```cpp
template <int D, int NW, bool TQ>
__global__ void __launch_bounds__(NW * 64) attn_pf_mfma_kernel(const float* __restrict__ q, const float* __restrict__ kc, const float* __restrict__ vc,
                                                               uint32_t n_heads, uint32_t g_per_kv, uint32_t max_seq, float scale, uint32_t pos0,
                                                               uint32_t m_tokens, uint8_t* __restrict__ xh_out, const PfTqEpi tq) {
  constexpr int DJ = D / 4;
  constexpr int DQ = D / 16;
  constexpr int DP = D + 4;
  extern __shared__ __attribute__((aligned(16))) float pf_lds[];
  float (*s_o)[16][DP] = reinterpret_cast<float (*)[16][DP]>(pf_lds);
  float (*s_m)[16] = reinterpret_cast<float (*)[16]>(pf_lds + NW * 16 * DP);
  float (*s_l)[16] = s_m + NW;
  const uint32_t head = blockIdx.x, tt = blockIdx.y, kvh = head / g_per_kv;
  const uint32_t lane = threadIdx.x & 63, wave = threadIdx.x >> 6, n = lane & 15, c = lane >> 4;
  const uint32_t tok = tt * 16 + n, tokc = tok < m_tokens ? tok : m_tokens - 1;
  const uint32_t kv_last = pos0 + m_tokens - 1;
  const uint32_t n_tiles = (pos0 + tt * 16 + 16 + 15) / 16;
  float qf[DJ];
  {
    const float* qp = q + ((size_t)tokc * n_heads + head) * D + c * DJ;
#pragma unroll
    for (int j = 0; j < DJ; j += 4) {
      const f32x4 v = *reinterpret_cast<const f32x4*>(qp + j);
      qf[j] = v.x; qf[j + 1] = v.y; qf[j + 2] = v.z; qf[j + 3] = v.w;
    }
  }
  const float* kbase = kc + (size_t)kvh * max_seq * D;
  const float* vbase = vc + (size_t)kvh * max_seq * D;
// ... 243 lines not shown
```

### llama-gguf_amd/csrc/common.h

```cpp
#pragma once

#include <hip/hip_runtime.h>
#include <stdint.h>
#include <stddef.h>
#include <vector>

#include "../../include/llama_gguf_hip.h"

namespace lgh {

typedef uint32_t u32x4 __attribute__((ext_vector_type(4)));
typedef uint32_t u32x2 __attribute__((ext_vector_type(2)));
typedef float f32x4 __attribute__((ext_vector_type(4)));

constexpr int kWave = 64;
constexpr int kNumCU = 256;

__host__ __device__ inline uint32_t blk_elems(int t) {
  switch (t) {
    case LGH_TYPE_F32: case LGH_TYPE_F16: case LGH_TYPE_BF16: return 1;
    case LGH_TYPE_Q4_0: case LGH_TYPE_Q4_1: case LGH_TYPE_Q5_0: case LGH_TYPE_Q5_1: case LGH_TYPE_Q8_0:
    case LGH_TYPE_Q8_1: return 32;
    case LGH_TYPE_Q2_K: case LGH_TYPE_Q3_K: case LGH_TYPE_Q4_K: case LGH_TYPE_Q5_K: case LGH_TYPE_Q6_K:
    case LGH_TYPE_Q8_K: return 256;
// ... 148 lines not shown
hipError_t embed_launch(int src_type, const uint8_t* table, const int* token, float* dst, uint32_t hidden, int* state,
                        uint8_t* xq, const float* xq_nw, float* xq_ssq, hipStream_t st);

hipError_t rms_norm_launch(const float* x, const float* w, float eps, float* out, uint32_t n, hipStream_t st);
hipError_t rope_launch(float* q, float* k, uint32_t n_heads, uint32_t n_kv, uint32_t head_dim, const int* pos,
                       const float* rope_cs, int neox, hipStream_t st);
hipError_t embed_multi_launch(int src_type, const uint8_t* table, const int* tokens, float* dst, uint32_t hidden, uint32_t n_seq, uint8_t* xq,
                              const float* xq_nw, float* xq_ssq, uint32_t xq_stride, uint32_t ssq_stride, hipStream_t st);
hipError_t argmax_multi_launch(const float* logits, uint32_t n, uint32_t n_seq, float* part_val, int* part_idx, int* next, hipStream_t st);
hipError_t attn_multi_launch(const float* q, const float* kcache, const float* vcache, uint32_t n_heads, uint32_t n_kv, uint32_t head_dim,
                             uint32_t max_seq, float scale, const int* pos, const int* slot, uint64_t slot_stride, uint32_t n_seq,
                             uint32_t n_splits, float* part_ml, float* part_acc, hipStream_t st);
hipError_t attn_combine_multi_launch(const float* part_ml, const float* part_acc, uint32_t n_heads, uint32_t n_kv, uint32_t head_dim,
                                     uint32_t n_splits, uint32_t n_seq, float* out, uint8_t* xq_out, hipStream_t st);
hipError_t ewise_launch(int op, const float* a, const float* b, float s, float* out, uint64_t n, hipStream_t st);
hipError_t softmax_rows_launch(const float* x, float* out, uint32_t rows, uint32_t last_dim, hipStream_t st);
hipError_t matmul_f32_launch(const float* a, const float* b, float* c, uint32_t m, uint32_t k, uint32_t n, hipStream_t st);
hipError_t silu_mul_launch(const float* gate, const float* up, float* out, uint32_t n, hipStream_t st);
hipError_t argmax_launch(const float* logits, uint32_t n, float* part_val, int* part_idx, int* state, int* out_token,
                         hipStream_t st);
hipError_t argmax_merge_launch(const float* part_val, const int* part_idx, uint32_t nparts, int* state, int* out_token, hipStream_t st);
hipError_t advance_launch(int* state, hipStream_t st);
hipError_t copy_words_launch(void* dst, const void* src, uint32_t n_words, hipStream_t st);
hipError_t moe_group_launch(const int* sel, uint32_t n_seq, uint32_t top_k, uint32_t n_experts, int* cnt, int* idx, uint32_t idx_stride, hipStream_t st);
hipError_t moe_combine_launch(const float* tmp, const float* moe_w, uint32_t top_k, float* hidden, uint32_t H, uint32_t n_seq, const float* nw,
                              uint8_t* xq, uint32_t xq_stride, float* ssq, uint32_t ssq_stride, hipStream_t st);
hipError_t moe_router_launch(const float* x, const float* norm_w, float eps, const float* w, uint32_t hidden,
                             uint32_t n_experts, uint32_t top_k, int* sel, float* sel_w, hipStream_t st, uint32_t n_tokens = 1);

hipError_t attn_launch(const float* q, const float* kcache, const float* vcache, uint32_t n_heads, uint32_t n_kv,
                       uint32_t head_dim, uint32_t max_seq, float scale, const int* pos, int kv_len_fixed,
                       uint32_t n_splits, float* part_ml, float* part_acc, hipStream_t st);
hipError_t attn_direct_launch(const float* q, const float* kcache, const float* vcache, uint32_t n_heads, uint32_t n_kv, uint32_t head_dim,
                              uint32_t max_seq, float scale, const int* pos, float* out, uint8_t* xq_out, hipStream_t st);
bool attn_shape_has_fast_kernel(uint32_t head_dim, uint32_t group);
hipError_t kv_roundtrip_launch(int fmt, const float* x, uint32_t n, uint8_t* bytes, float* scale_out, float* back, hipStream_t st);
hipError_t attn_q8_launch(int fmt, const float* q, int8_t* k8, int8_t* v8, float* kscale, float* vscale, const float* k_new, const float* v_new,
                          uint32_t n_heads, uint32_t n_kv, uint32_t head_dim, uint32_t max_seq, float scale, const int* pos, uint32_t n_splits,
                          float* part_ml, float* part_acc, hipStream_t st);
hipError_t attn_q8_multi_launch(int fmt, const float* q, int8_t* k8, int8_t* v8, float* kscale, float* vscale, const float* k_new, const float* v_new,
                                uint32_t x_stride, uint32_t n_heads, uint32_t n_kv, uint32_t head_dim, uint32_t max_seq, float scale, const int* pos,
                                const int* slot, uint32_t n_seq, uint32_t n_splits, float* part_ml, float* part_acc, hipStream_t st);
hipError_t attn_tq_launch(int bits, const float* q, uint8_t* kq, uint8_t* vq, const float* k_new, const float* v_new, const float* signs,
                          uint32_t n_heads, uint32_t n_kv, uint32_t head_dim, uint32_t max_seq, float scale, const int* pos, uint32_t n_splits,
                          float* part_ml, float* part_acc, hipStream_t st, const float* qjl_s = nullptr, uint32_t* kx = nullptr);
hipError_t attn_tq_combine_launch(int bits, const float* part_ml, const float* part_acc, const float* signs, uint32_t n_heads, uint32_t n_kv,
                                  uint32_t head_dim, uint32_t n_splits, float* out, uint8_t* xq_out, hipStream_t st, uint32_t n_seq = 0,
                                  uint32_t xq_stride = 0);
hipError_t attn_tq_multi_launch(int bits, const float* q, uint8_t* kq, uint8_t* vq, const float* k_new, const float* v_new, const float* signs,
                                uint32_t n_heads, uint32_t n_kv, uint32_t head_dim, uint32_t max_seq, float scale, const int* pos, const int* slot,
                                uint64_t code_stride, uint64_t x_stride, uint32_t kv_stride, uint32_t n_seq, uint32_t n_splits, float* part_ml,
                                float* part_acc, hipStream_t st, const float* qjl_s = nullptr, uint32_t* kx = nullptr);
hipError_t tq_compress_launch(int bits, const float* x, uint32_t dim, const float* signs, uint8_t* out, hipStream_t st, const float* qjl_s = nullptr,
                              uint32_t* qjl_out = nullptr);
uint32_t tq_row_bytes_host(int bits, uint32_t d);
hipError_t tq_pf_rows_launch(int bits, float* kscr, float* vscr, uint8_t* kq, uint8_t* vq, float* q, const float* signs, uint32_t n_heads,
                             uint32_t n_kv, uint32_t head_dim, uint32_t max_seq, uint32_t pos0, uint32_t m_store, uint32_t m_q, uint32_t n_expand,
                             hipStream_t st);
hipError_t attn_prefill_tq_launch(const float* q, const float* kscr, const float* vscr, const float* signs, uint32_t n_heads, uint32_t n_kv,
                                  uint32_t head_dim, uint32_t max_seq, float scale, uint32_t pos0, uint32_t m_tokens, uint8_t* xh_out, hipStream_t st);
hipError_t attn_decode_any_launch(const float* q, const float* kcache, const float* vcache, float* out, uint32_t n_heads, uint32_t n_kv,
                                  uint32_t head_dim, uint32_t max_seq, float scale, const int* pos, hipStream_t st);
hipError_t attn_generic_launch(const float* q, const float* k, const float* v, float* out, uint32_t n_heads, uint32_t n_kv, uint32_t seq_len,
                               uint32_t kv_len, uint32_t kv_rows, uint32_t d, float scale, hipStream_t st);
hipError_t attn_combine_launch(const float* part_ml, const float* part_acc, uint32_t n_heads, uint32_t n_kv,
                               uint32_t head_dim, uint32_t n_splits, float* out, uint8_t* xq_out, hipStream_t st);
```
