# DichenZhang1/libultrahdr_dev

Hardware: AMD Instinct MI355X
Metric: MPixels/sec gain-map generate+apply, 4K P010 batch (higher is better)
Workload: dtype u8/u16 in, f32+f64 math, u8/u32 out

## Files before the change

libultrahdr_dev_amd/csrc/uhdr_kernels.hip:

```cpp
#include "uhdr_kernels.h"

#include <hip/hip_runtime.h>

#include <algorithm>
#include <cmath>

#include "uhdr_apply_px.h"
#include "uhdr_device_math.h"
#include "uhdr_wave_scan.h"

namespace uhdr {

__constant__ float c_idw4[4 * 64];

__constant__ float c_idw4p[64];

hipError_t upload_idw4(const float* tables) {
  float p[64];
  for (int oy = 0; oy < 4; ++oy)
    for (int pr = 0; pr < 2; ++pr)
      for (int k = 0; k < 4; ++k)
        for (int h = 0; h < 2; ++h) p[((oy * 2 + pr) * 4 + k) * 2 + h] = tables[oy * 16 + (2 * pr + h) * 4 + k];
  hipError_t e = hipMemcpyToSymbol(HIP_SYMBOL(c_idw4p), p, sizeof(p));
  if (e != hipSuccess) return e;
  return hipMemcpyToSymbol(HIP_SYMBOL(c_idw4), tables, sizeof(float) * 4 * 64);
}

constexpr float k876 = 1 / 876.0f;
constexpr float k896 = 1 / 896.0f;

constexpr float kP3YR = 0.299f, kP3YG = 0.587f, kP3YB = 0.114f;
constexpr float kP3Cb = 1.772f, kP3Cr = 1.402f;
constexpr float kP3GCb = kP3YB * kP3Cb / kP3YG;
constexpr float kP3GCr = kP3YR * kP3Cr / kP3YG;

typedef float f2 __attribute__((ext_vector_type(2)));
__device__ __forceinline__ f2 pk_fma(f2 a, f2 b, f2 c) { return __builtin_elementwise_fma(a, b, c); }
__device__ __forceinline__ f2 splat(float v) { return (f2){v, v}; }
__device__ __forceinline__ f2 bc_lo(f2 v) { return __builtin_shufflevector(v, v, 0, 0); }
__device__ __forceinline__ f2 bc_hi(f2 v) { return __builtin_shufflevector(v, v, 1, 1); }

__device__ __forceinline__ f2 pk_add_sat(f2 a, f2 b) {
  f2 r;
  asm("v_pk_add_f32 %0, %1, %2 clamp" : "=v"(r) : "v"(a), "v"(b));
  return r;
}
__device__ __forceinline__ f2 pk_mul_sat(f2 a, f2 b) {
  f2 r;
  asm("v_pk_mul_f32 %0, %1, %2 clamp" : "=v"(r) : "v"(a), "v"(b));
  return r;
}
__device__ __forceinline__ f2 pk_fma_sat(f2 a, f2 b, f2 c) {
  f2 r;
  asm("v_pk_fma_f32 %0, %1, %2, %3 clamp" : "=v"(r) : "v"(a), "v"(b), "v"(c));
  return r;
}

template <int HI>
__device__ __forceinline__ f2 pk_fma_sat_bc(f2 a, f2 b, f2 c) {
  f2 r;
  if (HI) asm("v_pk_fma_f32 %0, %1, %2, %3 op_sel:[0,0,1] op_sel_hi:[1,1,1] clamp" : "=v"(r) : "v"(a), "v"(b), "v"(c));
  else asm("v_pk_fma_f32 %0, %1, %2, %3 op_sel_hi:[1,1,0] clamp" : "=v"(r) : "v"(a), "v"(b), "v"(c));
  return r;
}


__device__ __attribute__((noinline)) uint32_t lut_index_wild(float t) {
  const double pos = (double)t + 0.5;
  uint32_t v = 0u;
  if (__builtin_fabs(pos) < 9223372036854775808.0) v = (uint32_t)(long long)pos;
  return v;
}
__device__ __forceinline__ uint32_t round_half_up(float t) {
  int r;
  asm("v_cvt_rpi_i32_f32 %0, %1" : "=v"(r) : "v"(t));
  return (uint32_t)r;
}
__device__ __forceinline__ uint32_t lut_index(float e, uint32_t n) {
  const float t = e * (float)(n - 1u);
  uint32_t v;
  if (__builtin_expect(__float_as_uint(t) < 0x4F000000u, 1)) v = round_half_up(t);
  else v = lut_index_wild(t);
  return min(v, n - 1u);
}
__device__ __forceinline__ uint32_t lut_index_unit(float e, uint32_t n) {
  return round_half_up(e * (float)(n - 1u));
}
__device__ __forceinline__ float gain_lut_entry(uint32_t idx, double log2_min, double log2_max, float boost_factor) {
  const float value = (float)idx / (float)(kGainLutN - 1u);
  const float log_boost = (float)(log2_min * (double)(1.0f - value) + log2_max * (double)value);
  return (float)exp2((double)(log_boost * boost_factor));
}
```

**Task prompt**. Among the entries, how many lines hold the string "template"? Answer with a bare number.

**The answer**. 2